[Collected data]
———

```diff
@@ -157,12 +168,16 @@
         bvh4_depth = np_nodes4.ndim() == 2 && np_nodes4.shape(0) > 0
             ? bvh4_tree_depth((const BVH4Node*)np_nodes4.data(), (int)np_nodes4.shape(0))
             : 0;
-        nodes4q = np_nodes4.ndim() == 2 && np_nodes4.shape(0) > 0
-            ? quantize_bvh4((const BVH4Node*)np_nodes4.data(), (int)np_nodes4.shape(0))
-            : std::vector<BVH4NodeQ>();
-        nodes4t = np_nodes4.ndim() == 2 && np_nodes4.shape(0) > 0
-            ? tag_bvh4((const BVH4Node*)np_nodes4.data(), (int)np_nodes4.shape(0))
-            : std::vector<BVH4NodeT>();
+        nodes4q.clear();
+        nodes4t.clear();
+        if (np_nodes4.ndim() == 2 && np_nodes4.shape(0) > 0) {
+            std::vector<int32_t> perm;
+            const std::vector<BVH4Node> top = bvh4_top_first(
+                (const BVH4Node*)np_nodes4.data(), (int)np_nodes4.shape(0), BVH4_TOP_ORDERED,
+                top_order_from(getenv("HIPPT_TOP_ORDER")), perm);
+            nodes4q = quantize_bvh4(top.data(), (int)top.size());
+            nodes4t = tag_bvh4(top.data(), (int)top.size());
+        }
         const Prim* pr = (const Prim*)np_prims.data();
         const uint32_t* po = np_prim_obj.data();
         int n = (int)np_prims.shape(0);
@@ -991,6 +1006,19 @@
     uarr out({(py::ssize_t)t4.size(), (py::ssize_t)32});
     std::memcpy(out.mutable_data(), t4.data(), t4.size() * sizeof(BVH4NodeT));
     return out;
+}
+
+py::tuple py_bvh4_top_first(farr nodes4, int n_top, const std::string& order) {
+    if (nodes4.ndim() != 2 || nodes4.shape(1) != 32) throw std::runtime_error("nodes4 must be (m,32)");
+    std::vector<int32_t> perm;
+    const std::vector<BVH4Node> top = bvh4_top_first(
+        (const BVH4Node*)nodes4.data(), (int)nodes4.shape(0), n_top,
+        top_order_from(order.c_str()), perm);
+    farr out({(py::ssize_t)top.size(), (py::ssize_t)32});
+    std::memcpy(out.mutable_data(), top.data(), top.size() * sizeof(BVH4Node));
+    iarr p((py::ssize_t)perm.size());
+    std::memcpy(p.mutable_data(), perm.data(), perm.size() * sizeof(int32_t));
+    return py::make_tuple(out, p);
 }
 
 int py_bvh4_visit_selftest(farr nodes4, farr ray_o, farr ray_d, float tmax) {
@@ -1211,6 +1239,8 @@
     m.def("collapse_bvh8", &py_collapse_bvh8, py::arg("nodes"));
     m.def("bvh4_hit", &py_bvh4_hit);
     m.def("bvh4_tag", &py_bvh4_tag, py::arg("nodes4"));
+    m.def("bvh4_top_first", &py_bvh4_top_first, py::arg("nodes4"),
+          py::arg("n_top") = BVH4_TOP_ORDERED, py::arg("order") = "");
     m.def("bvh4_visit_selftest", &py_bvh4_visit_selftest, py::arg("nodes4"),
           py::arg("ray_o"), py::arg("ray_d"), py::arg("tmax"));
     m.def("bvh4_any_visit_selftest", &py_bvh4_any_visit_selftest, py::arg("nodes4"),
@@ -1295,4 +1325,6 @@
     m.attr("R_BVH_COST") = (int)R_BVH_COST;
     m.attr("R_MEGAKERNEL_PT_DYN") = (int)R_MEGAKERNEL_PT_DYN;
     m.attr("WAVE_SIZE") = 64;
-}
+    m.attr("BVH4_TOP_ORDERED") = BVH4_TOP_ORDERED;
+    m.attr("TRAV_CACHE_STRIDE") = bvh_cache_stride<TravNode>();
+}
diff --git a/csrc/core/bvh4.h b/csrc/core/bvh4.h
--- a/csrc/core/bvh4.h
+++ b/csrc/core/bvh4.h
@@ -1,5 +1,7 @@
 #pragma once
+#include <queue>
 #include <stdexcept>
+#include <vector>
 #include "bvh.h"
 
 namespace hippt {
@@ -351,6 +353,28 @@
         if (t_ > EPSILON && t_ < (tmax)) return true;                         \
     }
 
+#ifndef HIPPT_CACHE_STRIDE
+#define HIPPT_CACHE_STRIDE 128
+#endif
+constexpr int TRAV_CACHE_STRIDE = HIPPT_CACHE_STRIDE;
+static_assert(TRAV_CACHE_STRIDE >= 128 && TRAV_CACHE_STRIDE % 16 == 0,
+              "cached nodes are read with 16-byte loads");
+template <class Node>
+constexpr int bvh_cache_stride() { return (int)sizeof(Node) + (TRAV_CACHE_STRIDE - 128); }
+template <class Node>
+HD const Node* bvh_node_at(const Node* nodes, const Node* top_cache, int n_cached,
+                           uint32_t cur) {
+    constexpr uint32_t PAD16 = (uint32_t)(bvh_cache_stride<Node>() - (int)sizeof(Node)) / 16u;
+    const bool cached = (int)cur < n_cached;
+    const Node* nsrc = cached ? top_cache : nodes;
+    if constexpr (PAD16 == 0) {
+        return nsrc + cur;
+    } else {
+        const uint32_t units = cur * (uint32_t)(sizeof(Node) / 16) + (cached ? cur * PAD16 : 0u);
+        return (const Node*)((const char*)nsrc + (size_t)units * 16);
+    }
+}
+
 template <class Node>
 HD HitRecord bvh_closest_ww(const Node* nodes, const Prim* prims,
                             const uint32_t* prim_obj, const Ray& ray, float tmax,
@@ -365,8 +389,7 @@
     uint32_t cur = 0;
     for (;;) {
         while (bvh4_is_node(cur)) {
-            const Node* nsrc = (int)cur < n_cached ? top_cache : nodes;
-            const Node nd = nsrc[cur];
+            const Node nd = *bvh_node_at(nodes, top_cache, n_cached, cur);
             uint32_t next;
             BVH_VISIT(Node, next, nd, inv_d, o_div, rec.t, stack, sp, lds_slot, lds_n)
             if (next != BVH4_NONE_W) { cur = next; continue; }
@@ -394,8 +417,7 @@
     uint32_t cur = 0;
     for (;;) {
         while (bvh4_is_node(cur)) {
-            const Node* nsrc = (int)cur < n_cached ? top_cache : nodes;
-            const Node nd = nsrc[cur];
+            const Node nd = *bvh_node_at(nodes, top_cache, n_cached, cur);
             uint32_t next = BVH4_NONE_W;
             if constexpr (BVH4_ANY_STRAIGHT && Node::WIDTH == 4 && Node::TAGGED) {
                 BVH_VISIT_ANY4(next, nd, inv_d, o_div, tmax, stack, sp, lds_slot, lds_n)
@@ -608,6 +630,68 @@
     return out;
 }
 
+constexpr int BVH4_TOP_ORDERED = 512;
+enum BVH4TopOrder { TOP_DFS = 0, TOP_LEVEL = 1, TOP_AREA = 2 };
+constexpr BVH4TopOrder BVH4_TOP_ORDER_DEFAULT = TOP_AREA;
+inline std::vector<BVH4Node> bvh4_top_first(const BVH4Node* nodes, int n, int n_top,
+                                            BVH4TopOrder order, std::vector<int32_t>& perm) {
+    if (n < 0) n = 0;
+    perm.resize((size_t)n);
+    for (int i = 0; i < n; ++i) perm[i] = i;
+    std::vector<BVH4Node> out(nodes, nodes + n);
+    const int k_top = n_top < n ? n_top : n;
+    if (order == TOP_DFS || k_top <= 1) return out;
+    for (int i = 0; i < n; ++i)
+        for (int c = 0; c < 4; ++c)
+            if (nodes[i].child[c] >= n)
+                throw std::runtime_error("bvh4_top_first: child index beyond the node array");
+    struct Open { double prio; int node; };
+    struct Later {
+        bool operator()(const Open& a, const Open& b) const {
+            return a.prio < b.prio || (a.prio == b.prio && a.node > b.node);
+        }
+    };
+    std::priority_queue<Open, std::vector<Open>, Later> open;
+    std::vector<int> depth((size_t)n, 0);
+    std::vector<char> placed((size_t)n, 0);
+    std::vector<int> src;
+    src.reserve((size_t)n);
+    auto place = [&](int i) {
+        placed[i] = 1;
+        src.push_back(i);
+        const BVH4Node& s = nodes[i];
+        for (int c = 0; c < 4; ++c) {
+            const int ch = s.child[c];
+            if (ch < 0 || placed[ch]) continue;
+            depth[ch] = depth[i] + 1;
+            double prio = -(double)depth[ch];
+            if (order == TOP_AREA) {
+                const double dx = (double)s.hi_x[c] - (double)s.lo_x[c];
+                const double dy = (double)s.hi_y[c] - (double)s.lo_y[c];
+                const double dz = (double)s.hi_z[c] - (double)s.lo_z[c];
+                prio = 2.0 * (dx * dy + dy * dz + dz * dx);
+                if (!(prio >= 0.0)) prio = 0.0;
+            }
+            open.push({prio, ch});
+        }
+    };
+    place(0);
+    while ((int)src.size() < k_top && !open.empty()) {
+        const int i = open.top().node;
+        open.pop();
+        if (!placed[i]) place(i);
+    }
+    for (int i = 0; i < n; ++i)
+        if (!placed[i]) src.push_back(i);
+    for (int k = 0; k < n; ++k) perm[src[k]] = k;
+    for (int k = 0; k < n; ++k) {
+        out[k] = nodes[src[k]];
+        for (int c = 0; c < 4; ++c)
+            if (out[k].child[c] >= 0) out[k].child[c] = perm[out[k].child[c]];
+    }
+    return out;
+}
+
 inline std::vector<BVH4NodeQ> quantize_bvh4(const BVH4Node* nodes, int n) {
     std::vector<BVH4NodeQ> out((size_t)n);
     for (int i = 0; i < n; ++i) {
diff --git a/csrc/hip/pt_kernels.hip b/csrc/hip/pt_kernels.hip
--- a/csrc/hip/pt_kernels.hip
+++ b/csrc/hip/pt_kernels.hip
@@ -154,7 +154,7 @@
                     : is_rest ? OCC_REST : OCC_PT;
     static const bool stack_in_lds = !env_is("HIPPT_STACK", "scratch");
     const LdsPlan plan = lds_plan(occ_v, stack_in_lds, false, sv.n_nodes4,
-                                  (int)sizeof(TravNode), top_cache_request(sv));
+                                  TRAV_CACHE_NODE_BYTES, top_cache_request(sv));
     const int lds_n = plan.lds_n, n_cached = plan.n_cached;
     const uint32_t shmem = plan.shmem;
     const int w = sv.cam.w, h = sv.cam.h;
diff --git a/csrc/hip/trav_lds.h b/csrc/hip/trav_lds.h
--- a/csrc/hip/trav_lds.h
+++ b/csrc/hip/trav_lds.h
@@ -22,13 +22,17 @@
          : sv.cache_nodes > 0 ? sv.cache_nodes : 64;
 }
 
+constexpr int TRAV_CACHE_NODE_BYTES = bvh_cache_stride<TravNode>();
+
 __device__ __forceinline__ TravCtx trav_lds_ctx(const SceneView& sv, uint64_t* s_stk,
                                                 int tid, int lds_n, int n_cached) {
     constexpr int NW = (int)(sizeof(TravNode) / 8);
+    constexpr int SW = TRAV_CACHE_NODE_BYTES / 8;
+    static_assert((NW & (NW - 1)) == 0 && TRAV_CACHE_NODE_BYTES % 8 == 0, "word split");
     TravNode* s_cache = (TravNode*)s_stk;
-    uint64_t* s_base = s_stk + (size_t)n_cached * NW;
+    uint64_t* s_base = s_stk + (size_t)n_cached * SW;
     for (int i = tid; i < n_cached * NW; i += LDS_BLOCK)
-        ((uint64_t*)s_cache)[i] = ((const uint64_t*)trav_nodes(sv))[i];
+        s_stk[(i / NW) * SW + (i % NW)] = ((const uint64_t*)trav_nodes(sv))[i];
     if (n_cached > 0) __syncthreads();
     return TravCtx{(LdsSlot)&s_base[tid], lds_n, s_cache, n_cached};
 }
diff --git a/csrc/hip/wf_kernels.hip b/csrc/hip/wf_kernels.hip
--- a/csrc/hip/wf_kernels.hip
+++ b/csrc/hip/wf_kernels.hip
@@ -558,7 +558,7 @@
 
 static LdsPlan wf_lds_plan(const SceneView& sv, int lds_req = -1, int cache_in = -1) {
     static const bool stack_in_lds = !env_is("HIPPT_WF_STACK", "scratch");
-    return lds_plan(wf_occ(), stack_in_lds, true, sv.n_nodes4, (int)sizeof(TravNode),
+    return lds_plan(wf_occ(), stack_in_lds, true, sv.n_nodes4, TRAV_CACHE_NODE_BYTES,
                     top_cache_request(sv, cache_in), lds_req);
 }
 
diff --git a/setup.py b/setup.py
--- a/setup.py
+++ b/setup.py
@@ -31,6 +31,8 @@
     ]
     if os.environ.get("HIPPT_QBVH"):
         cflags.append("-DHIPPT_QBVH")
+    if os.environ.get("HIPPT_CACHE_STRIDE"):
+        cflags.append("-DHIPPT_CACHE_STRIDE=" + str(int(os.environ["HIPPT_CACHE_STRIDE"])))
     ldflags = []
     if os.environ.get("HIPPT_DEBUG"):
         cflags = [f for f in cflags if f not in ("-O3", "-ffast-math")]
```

———

**Aim of the exercise**:
Look through the entries above and find each line where the word "double" occurs; copy those lines.

**Written solution**:
+    struct Open { double prio; int node; };
+            double prio = -(double)depth[ch];
+                const double dx = (double)s.hi_x[c] - (double)s.lo_x[c];
+                const double dy = (double)s.hi_y[c] - (double)s.lo_y[c];
+                const double dz = (double)s.hi_z[c] - (double)s.lo_z[c];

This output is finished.